Given that 10 maxima of the double-slit pattern fit within the central maximum of the single-slit pattern, the angle for the 5th order (half of 10) double-slit maximum should equal the angle for the first minimum of the single-slit pattern:
\(\frac{5\lambda}{d} = \frac{\lambda}{a}\).
Solving for \(a\):
\(a = \frac{d}{5} = \frac{1 \times 10^{-3}}{5} = 0.2 \times 10^{-3} \, \text{m} = 2 \times 10^{-4} \, \text{m}\).

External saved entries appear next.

# wsakobe/CylinderTag

Measured on AMD Instinct MI355X. Metric: frames/sec detect() 1920x1080, higher is better.
Workload: dtype u8; 1 GPU; synthetic 1920x1080 random-stripe frames, 4096 per step over 1 GPU(s), 4 planted CTag_2f12c markers each, detect(img,5,true,5), inputs resident in HBM; frames_per_gpu=4096, chunk=4096, parallelism=frames sharded, dp1, gather=none (1 GPU)

## Files before the change

### __graft_entry__.py

```python
import os
import subprocess
import sys

ROOT = os.path.dirname(os.path.abspath(__file__))
if ROOT not in sys.path:
    sys.path.insert(0, ROOT)


def build():
    subprocess.check_call(["make", "-s", "-j4", "-C", os.path.join(ROOT, "cylindertag_amd")])
    for name, extra in (("hedge", "-DCTAG_WELSCH_MINERR_IN_LOOP -DCTAG_RESIZE_SIMD_LANES=16"), ("plainsync", "-DCTAG_REFINE_PLAIN_SYNC=1")):
        out = os.path.join("_var", name)
        subprocess.check_call(["make", "-s", "-j4", "-C", os.path.join(ROOT, "cylindertag_amd"), "OUT=" + out, "EXTRA=" + extra, os.path.join(out, "libctag_hip.so")])
    subprocess.check_call(["make", "-s", "-C", os.path.join(ROOT, "testkit")])
    subprocess.check_call(["make", "-s", "-C", os.path.join(ROOT, "oracle")])
    if os.path.isdir("/root/reference"):
        subprocess.call(["make", "-s", "-C", os.path.join(ROOT, "oracle"), "ref"])
    import cylindertag_amd
    from cylindertag_amd import capi
    L = capi.load_library()
    missing = [s for s in capi.EXPORTS if not hasattr(L, s)]
    if missing:
        raise RuntimeError("libctag_hip.so lacks symbols: %s" % missing)
    import testkit
    T = testkit.load_library()
    missing = [s for s in testkit.EXPORTS if not hasattr(T, s)]
# ... 48 lines not shown
```

### cylindertag_amd/csrc/ctag_internal.h

```cpp
#pragma once
#include <hip/hip_runtime.h>
#include <stddef.h>
#include <stdint.h>

#include <vector>

#include "../../include/ctag_types.h"

struct ctag_handle;
struct ctag_camera;
struct ctag_pose_rec;
struct ctag_rig_pose_rec;
struct ctag_mv_pose_rec;
struct ctag_camera_set;

namespace ctag {
template <class T>
struct DevBuf {
    T* p = nullptr;
    size_t cap = 0;
    DevBuf() = default;
    DevBuf(const DevBuf&) = delete;
    DevBuf& operator=(const DevBuf&) = delete;
    ~DevBuf() { release(); }
// ... 292 lines not shown
ChunkPlan plan_chunk(const PlanIn& in);

hipError_t launch_zero_counters(const ChunkPlan& pl, const Workspace& ws, hipStream_t s);
hipError_t launch_decimate(const ChunkPlan& pl, const uint8_t* frames, ptrdiff_t frame_stride, ptrdiff_t row_stride, const Workspace& ws, hipStream_t s);
hipError_t launch_threshold_ccl(const ChunkPlan& pl, const Workspace& ws, hipStream_t s);
hipError_t launch_seam_merge(const ChunkPlan& pl, const Workspace& ws, hipStream_t s);
hipError_t launch_resolve(const ChunkPlan& pl, const Workspace& ws, hipStream_t s);
hipError_t launch_candidates(const ChunkPlan& pl, const Workspace& ws, hipStream_t s);
hipError_t launch_quads(const ChunkPlan& pl, const Workspace& ws, hipStream_t s, hipEvent_t* ev5 = nullptr);
hipError_t launch_line_fits(const ChunkPlan& pl, const Workspace& ws, hipStream_t s, unsigned long long* stamps = nullptr, hipEvent_t ev_sorted = nullptr);
int welsch_limits(int32_t* out, int capacity);
hipError_t launch_features(const ChunkPlan& pl, const Workspace& ws, const DetectParams& p, hipStream_t s);
hipError_t launch_edge_refine(const ChunkPlan& pl, const uint8_t* frames, ptrdiff_t frame_stride, ptrdiff_t row_stride, const Workspace& ws, const DetectParams& p, hipStream_t s);
hipError_t launch_edge_refine_sums(const ChunkPlan& pl, const Workspace& ws, hipStream_t s);
hipError_t launch_markers(const ChunkPlan& pl, const Workspace& ws, const DetectParams& p, ctag_frame_result* out, const PendingCtx& pend, hipStream_t s);
hipError_t launch_counters(int nframes, const Workspace& ws, const ctag_frame_result* results, long long* out10, hipStream_t s);
size_t threshold_ccl_lds_bytes(int tw);
bool build_threshold_table(float dark_cap, uint8_t* table , int* dim, int* tcap);
void build_pick_table(uint8_t* table, uint16_t* table16);


enum SiblingState { kPoseState, kDrawState, kRigState, kGatherState, kMvState, kCovState, kFitState, kRigFitState, kCamFitState, kIntrFitState, kRobustState, kTrackState, kHandEyeState, kNumSiblingStates };
void** handle_state_slot(struct ::ctag_handle* h, SiblingState which, void (*free_fn)(void*));
int model_to_device(struct ::ctag_model* m, int device);
int rigs_to_device(struct ::ctag_rigs* r, int device);
bool camera_ok(const struct ::ctag_camera* c);
bool handle_timing(const struct ::ctag_handle* h);
int handle_finish_pending(struct ::ctag_handle* h);
bool handle_pending_state(struct ::ctag_handle* h, const int32_t** count_dev, uint64_t* gen);
void handle_pending_clean(struct ::ctag_handle* h, uint64_t gen);
// ... 46 lines not shown
```

### cylindertag_amd/csrc/k_feature.hip

```cpp
#include "ctag_internal.h"
#include "ctag_math.h"
#include "ctag_refine.h"
#include "ctag_wave.h"

namespace ctag {

constexpr double kPi = 3.1415926535897932384626433832795;

struct P2 {
    float x, y;
};
__device__ __forceinline__ float dist2p(P2 a, P2 b) { return ctm::sqrt32((a.x - b.x) * (a.x - b.x) + (a.y - b.y) * (a.y - b.y)); }
__device__ __forceinline__ double angdeg(float dy, float dx) { return ctm::atan2_32(dy, dx) * 180 / kPi; }

struct QuadDerived {
    float cx, cy, d[4], a1, a2;
    float e[4];
};
static_assert(sizeof(QuadDerived) == 48, "workspace carve in ctag_api.hip");
struct FeatPtrs {
    const int32_t* ncand;
    const QuadOut* quads;
    QuadDerived* derived;
    int32_t* quad_index;
// ... 377 lines not shown
        f2[k] = F;
    }
    clk.mark(5);
}

struct RefinePtrs {
    const uint8_t* frames;
    ptrdiff_t frame_stride, row_stride;
    const int32_t* nfeat;
    const int32_t* status;
    const FeatureDev* feat1;
    FeatureDev* feat2;
    double* n0;
    int32_t* frame_long;
    int ch;
};
static RefinePtrs refine_ptrs(const uint8_t* frames, ptrdiff_t frame_stride, ptrdiff_t row_stride, const Workspace& ws, const DetectParams& p) {
    RefinePtrs P{};
    P.frames = frames, P.frame_stride = frame_stride, P.row_stride = row_stride, P.ch = p.channels == 3 ? 3 : 1;
    P.nfeat = ws.nfeat, P.status = ws.status, P.feat1 = ws.feat1, P.feat2 = ws.feat2, P.n0 = ws.refine_n0, P.frame_long = ws.frame_long;
    return P;
}
constexpr int kRefineSamples = 128;
constexpr int kRefineThreads = 2 * kRefineSamples;
#ifndef CTAG_REFINE_STAGE_DEEP
#define CTAG_REFINE_STAGE_DEEP 12
#endif
#ifndef CTAG_REFINE_REGION
#define CTAG_REFINE_REGION 21504
#endif
constexpr int kRefineRegion = CTAG_REFINE_REGION;
#ifndef CTAG_REFINE_REGION_LARGE
#define CTAG_REFINE_REGION_LARGE 49152
#endif
constexpr int kRefineRegionLarge = CTAG_REFINE_REGION_LARGE;

#ifndef CTAG_REFINE_SEARCH_WAVES
#define CTAG_REFINE_SEARCH_WAVES 4
#endif
__device__ __forceinline__ void refine_line(const double* A, double* L) {
    const double Mx = A[0], My = A[1], Mxx = A[2], Mxy = A[3], Myy = A[4], N = A[5];
    const ctm::Recip64 RN = ctm::recip64(N);
    const double Ex = ctm::div64(Mx, RN), Ey = ctm::div64(My, RN);
    const double Cxx = ctm::div64(Mxx, RN) - Ex * Ex;
    const double Cxy = ctm::div64(Mxy, RN) - Ex * Ey;
    const double Cyy = ctm::div64(Myy, RN) - Ey * Ey;
    const double normal_theta = .5 * ctm::atan2_32((float)(-2 * Cxy), (float)(Cyy - Cxx));
    L[0] = Ex;
    L[1] = Ey;
    float sn, cs;
    ctm::sincos32((float)normal_theta, &sn, &cs);
// ... 15 lines not shown
        O->c[2 * idx] = (float)(Ln[0] + L0 * A00);
        O->c[2 * idx + 1] = (float)(Ln[1] + L0 * A10);
    } else {
        O->c[2 * idx] = F->c[2 * idx];
        O->c[2 * idx + 1] = F->c[2 * idx + 1];
    }
}

#if defined(CTAG_REFINE_PLAIN_SYNC) && CTAG_REFINE_PLAIN_SYNC
__device__ __forceinline__ void refine_sync() { __syncthreads(); }
__device__ __forceinline__ void sums_sync() { __syncthreads(); }
#else
__device__ __forceinline__ void refine_sync() { lds_barrier(); }
__device__ __forceinline__ void sums_sync() { lds_wait(), __builtin_amdgcn_s_waitcnt(0xc07f); }
#endif
template <int MODE, int REGION = kRefineRegion>
__device__ __forceinline__ bool refine_quad(const RefinePtrs& P, int rows, int cols, int subpix, int frame, int qidx, int only_long, double alpha128 = 0.0) {
    constexpr int kPitch = kRefineSamples + 1;
    constexpr int kRows = 16;
#ifndef CTAG_ONES_SHIFT
#define CTAG_ONES_SHIFT 16
#endif
    __shared__ __attribute__((aligned(16))) double s_vall[MODE == 1 ? kPitch : (kRows + 1) * kPitch + CTAG_ONES_SHIFT];
    double (*s_v)[kPitch] = reinterpret_cast<double (*)[kPitch]>(s_vall);
    double* const s_ones = MODE == 1 ? s_vall : s_vall + kRows * kPitch + CTAG_ONES_SHIFT;
    double (*s_bx)[kPitch] = s_v, (*s_by)[kPitch] = s_v + (MODE == 1 ? 0 : 4);
    __shared__ double s_nrm[4][2];
    __shared__ uint64_t s_step[4][2];
    __shared__ double s_acc[48];
    __shared__ __attribute__((aligned(16))) uint8_t s_reg[REGION];
    const int fi = qidx >> 1, quad = qidx & 1;
    const int tid = threadIdx.x;
    const FeatureDev* F = P.feat1 + (size_t)frame * CTAG_MAX_FEATURES + fi;
    const uint8_t* __restrict__ img = P.frames + (ptrdiff_t)frame * P.frame_stride;
    const uint32_t rs = (uint32_t)P.row_stride;
    const int off = quad * 4;
    __shared__ float s_cx[4], s_cy[4];
    __shared__ int s_ns[4];
    __shared__ int s_box[4];
    if (tid < 4) {
        s_cx[tid] = F->c[2 * (off + tid)];
        s_cy[tid] = F->c[2 * (off + tid) + 1];
    }
    double* const accp = s_acc;
    if (MODE != 1 && tid < 48) accp[tid] = 0.0;
    if constexpr (MODE != 1) {
        for (int k = tid; k < kPitch; k += (int)blockDim.x) s_ones[k] = 1.0;
    }
    refine_sync();
    if (tid < 4) {
        const int a = tid, b = (tid + 1) & 3;
        const double nx = s_cy[b] - s_cy[a];
        const double ny = -s_cx[b] + s_cx[a];
        const double mag = ctm::sqrt64(nx * nx + ny * ny);
        const double ns_d = mag / 8 > 128.0 ? mag / 8 : 128.0;
        s_ns[tid] = (int)ns_d;
        s_nrm[tid][0] = nx / mag;
        s_nrm[tid][1] = ny / mag;
        s_step[tid][0] = ctr::fast_step(nx / mag);
        s_step[tid][1] = ctr::fast_step(ny / mag);
    }
    if (tid == 64) {
        const float m = (float)(subpix + 3);
        const float fx0 = fminf(fminf(s_cx[0], s_cx[1]), fminf(s_cx[2], s_cx[3])) - m, fx1 = fmaxf(fmaxf(s_cx[0], s_cx[1]), fmaxf(s_cx[2], s_cx[3])) + m;
        const float fy0 = fminf(fminf(s_cy[0], s_cy[1]), fminf(s_cy[2], s_cy[3])) - m, fy1 = fmaxf(fmaxf(s_cy[0], s_cy[1]), fmaxf(s_cy[2], s_cy[3])) + m;
        int staged = 0, bx0 = 0, by0 = 0, pitch = 4;
        if (fx0 > -1e6f && fx1 < 1e6f && fy0 > -1e6f && fy1 < 1e6f) {
            bx0 = max((int)floorf(fx0), 0) & ~3;
            by0 = max((int)floorf(fy0), 0);
            const int bx1 = min((int)floorf(fx1) + 1, cols - 1), by1 = min((int)floorf(fy1) + 1, rows - 1);
            if (bx1 >= bx0 && by1 >= by0) {
                pitch = (bx1 - bx0 + 4) & ~3;
                if (((pitch >> 2) & 1) == 0) pitch += 4;
                staged = ((long long)pitch * (by1 - by0 + 1) <= REGION && (pitch >> 2) <= kRefineThreads) ? by1 - by0 + 1 : 0;
            }
        }
        s_box[0] = bx0;
        s_box[1] = by0;
        s_box[2] = pitch;
        s_box[3] = staged;
    }
    refine_sync();
    const int max_ns = max(max(s_ns[0], s_ns[1]), max(s_ns[2], s_ns[3]));
    {
        const bool long_quad = max_ns > kRefineSamples;
        if (MODE == 1 && long_quad && tid == 0) P.frame_long[frame] = 1;
        if (MODE != 0 && long_quad) return false;
        if (MODE == 0 && only_long && !long_quad) return false;
    }
    const int box_x0 = s_box[0], box_y0 = s_box[1], box_pitch = s_box[2], box_rows = s_box[3];
    const bool staged = box_rows > 0;
    if (staged) {
        const int wpr = box_pitch >> 2;
        const int rpp = kRefineThreads / wpr;
        const bool aligned = ((rs & 3u) == 0u) && ((reinterpret_cast<uintptr_t>(img) & 3u) == 0u);
        const int r0 = tid / wpr, c4 = (tid - r0 * wpr) * 4;
        const int gx = box_x0 + c4;
        if (rpp > 0 && r0 < rpp) {
            auto stage_rows = [&](auto load, auto conv) {
                int r = r0;
                if constexpr (MODE == 1) {
                    constexpr int kDeep = CTAG_REFINE_STAGE_DEEP;
                    for (; r + (kDeep - 1) * rpp < box_rows; r += kDeep * rpp) {
                        decltype(load(0)) v[kDeep];
#pragma unroll
                        for (int u = 0; u < kDeep; u++) v[u] = load(r + u * rpp);
#pragma unroll
                        for (int u = 0; u < kDeep; u++) *reinterpret_cast<uint32_t*>(s_reg + (r + u * rpp) * box_pitch + c4) = conv(v[u]);
                    }
                }
                for (; r + 3 * rpp < box_rows; r += 4 * rpp) {
                    const auto v0 = load(r), v1 = load(r + rpp), v2 = load(r + 2 * rpp), v3 = load(r + 3 * rpp);
                    *reinterpret_cast<uint32_t*>(s_reg + r * box_pitch + c4) = conv(v0);
                    *reinterpret_cast<uint32_t*>(s_reg + (r + rpp) * box_pitch + c4) = conv(v1);
                    *reinterpret_cast<uint32_t*>(s_reg + (r + 2 * rpp) * box_pitch + c4) = conv(v2);
                    *reinterpret_cast<uint32_t*>(s_reg + (r + 3 * rpp) * box_pitch + c4) = conv(v3);
                }
                for (; r < box_rows; r += rpp) *reinterpret_cast<uint32_t*>(s_reg + r * box_pitch + c4) = conv(load(r));
            };
            auto same = [](uint32_t v) -> uint32_t { return v; };
            if (P.ch == 3) {
                struct W3 {
                    uint32_t a, b, c;
                };
                if (aligned && box_x0 + box_pitch <= cols) {
                    stage_rows(
                        [&](int r) -> W3 {
                            const uint32_t* src = reinterpret_cast<const uint32_t*>(img + (size_t)__umul24((unsigned)(box_y0 + r), rs) + 3 * gx);
                            return W3{src[0], src[1], src[2]};
                        },
                        [](const W3& w) -> uint32_t { return gray4_of(w.a, w.b, w.c); });
                } else {
                    stage_rows(
                        [&](int r) -> uint32_t {
                            const uint8_t* src = img + (size_t)__umul24((unsigned)(box_y0 + r), rs) + 3 * gx;
                            uint32_t v = 0;
// ... 22 lines not shown
    const int half = tid >> 7, st = tid & (kRefineSamples - 1);
    double* const n0_quad = P.n0 + ((size_t)frame * (CTAG_MAX_FEATURES * 2) + qidx) * (4 * kRefineSamples);
    for (int sbase = 0; sbase < max_ns; sbase += kRefineSamples) {
        const int s = sbase + st;
#pragma nounroll
        for (int epair = 0; epair < 2; epair++) {
            const int edge = 2 * epair + half;
            const int a = edge, b = (edge + 1) & 3;
            const float ax = s_cx[a], ay = s_cy[a], bx = s_cx[b], by = s_cy[b];
            const int nsamples = s_ns[edge];
            const double nx = s_nrm[edge][0], ny = s_nrm[edge][1];
            const bool axis = nx == 0.0 || ny == 0.0;
            const uint64_t step_xy[2] = {s_step[edge][0], s_step[edge][1]};
            bool ok = false;
            double bestx = 0, besty = 0, alpha = 0;
            if (s < nsamples) {
                alpha = MODE == 1 ? alpha128 : (15.0 + s) / (nsamples + 30);
                const double x0 = alpha * ax + (1 - alpha) * bx;
                const double y0 = alpha * ay + (1 - alpha) * by;
                double Mn = 0, Mcount = 0;
                const bool bgr = P.ch == 3;
                auto px = [&](int x, int y) -> unsigned {
                    if (bgr) {
                        const uint8_t* q = img + __umul24((unsigned)y, rs) + 3u * (unsigned)x;
                        return gray_of(q[0], q[1], q[2]);
                    }
                    return img[__umul24((unsigned)y, rs) + (unsigned)x];
                };
                bool done = false;
                if (subpix <= ctr::kFastMaxSubpix && ctr::interior(x0, y0, nx, ny, subpix, rows, cols)) {
                    if (staged) {
                        auto px_lds = [&](int x, int y) -> unsigned { return s_reg[__umul24((unsigned)y, (unsigned)box_pitch) + (unsigned)x]; };
                        if (!axis)
                            done = subpix == 5 ? ctr::search_fast<5>(x0, y0, nx, ny, 5, px_lds, Mn, Mcount, box_x0, box_y0, step_xy)
                                               : ctr::search_fast<0>(x0, y0, nx, ny, subpix, px_lds, Mn, Mcount, box_x0, box_y0, step_xy);
                        if (!done) {
                            ctr::search_mid<0>(x0, y0, nx, ny, subpix, px_lds, Mn, Mcount, box_x0, box_y0);
                            done = true;
                        }
                    } else {
                        done = ctr::search_fast(x0, y0, nx, ny, subpix, px, Mn, Mcount);
                    }
                }
                if (!done) ctr::search_exact(x0, y0, nx, ny, subpix, rows, cols, px, Mn, Mcount);
                if (Mcount != 0) {
                    const double n0 = Mn / Mcount;
                    bestx = x0 + n0 * nx;
                    besty = y0 + n0 * ny;
                    ok = true;
                    if constexpr (MODE == 1) n0_quad[edge * kRefineSamples + st] = n0;
                }
            }
            if constexpr (MODE == 1) {
                if (!ok) n0_quad[edge * kRefineSamples + st] = ctm::bits_to_f64(0x7ff8000000000000ULL);
            } else {
                s_bx[edge][st] = bestx;
                s_by[edge][st] = besty;
                s_v[8 + edge][st] = ok ? 1 - alpha : 0.0;
                s_v[12 + edge][st] = ok ? alpha : 0.0;
            }
        }
        if constexpr (MODE == 1) return false;
        refine_sync();
        if (tid < 48) {
            const int edge = tid / 12, r = tid - edge * 12;
// ... 12 lines not shown
            }
            for (; k < cntS; k++) acc += (pa[k] * pb[k]) * pw[k];
            accp[tid] = acc;
        }
        refine_sync();
    }
    if (tid < 8) {
        const int edge = tid >> 1, pass = tid & 1;
        refine_line(s_acc + edge * 12 + pass * 6, s_acc + edge * 12 + pass * 6);
    }
    refine_sync();
    if (tid < 4) refine_corner(s_acc, tid, off, F, P.feat2 + (size_t)frame * CTAG_MAX_FEATURES + fi);
    return true;
}
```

This calculated width of the slit \(a = 2 \times 10^{-4} \, \text{m}\) falls within the specified range. Therefore, the width of each slit is \(2 \times 10^{-4} \, \text{m}\).
Approach Solution -2
Given:
\[d = 1 \, \text{mm} = 10^{-3} \, \text{m}, \quad D = 1 \, \text{m}, \quad \lambda = 500 \, \text{nm} = 5 \times 10^{-7} \, \text{m}.\]
For the central maximum of the single-slit pattern to contain 10 maxima of the double-slit pattern:
\[10 \times \frac{\lambda D}{d} = \frac{2\lambda D}{a},\]
where $a$ is the slit width.
Rearranging for $a$:
\[a = \frac{d}{5}.\]
Substitute $d = 10^{-3} \, \text{m}$:
\[a = \frac{10^{-3}}{5} = 2 \times 10^{-4} \, \text{m}.\]
Thus, the slit width is:
\[a = 2 \times 10^{-4} \, \text{m}.\]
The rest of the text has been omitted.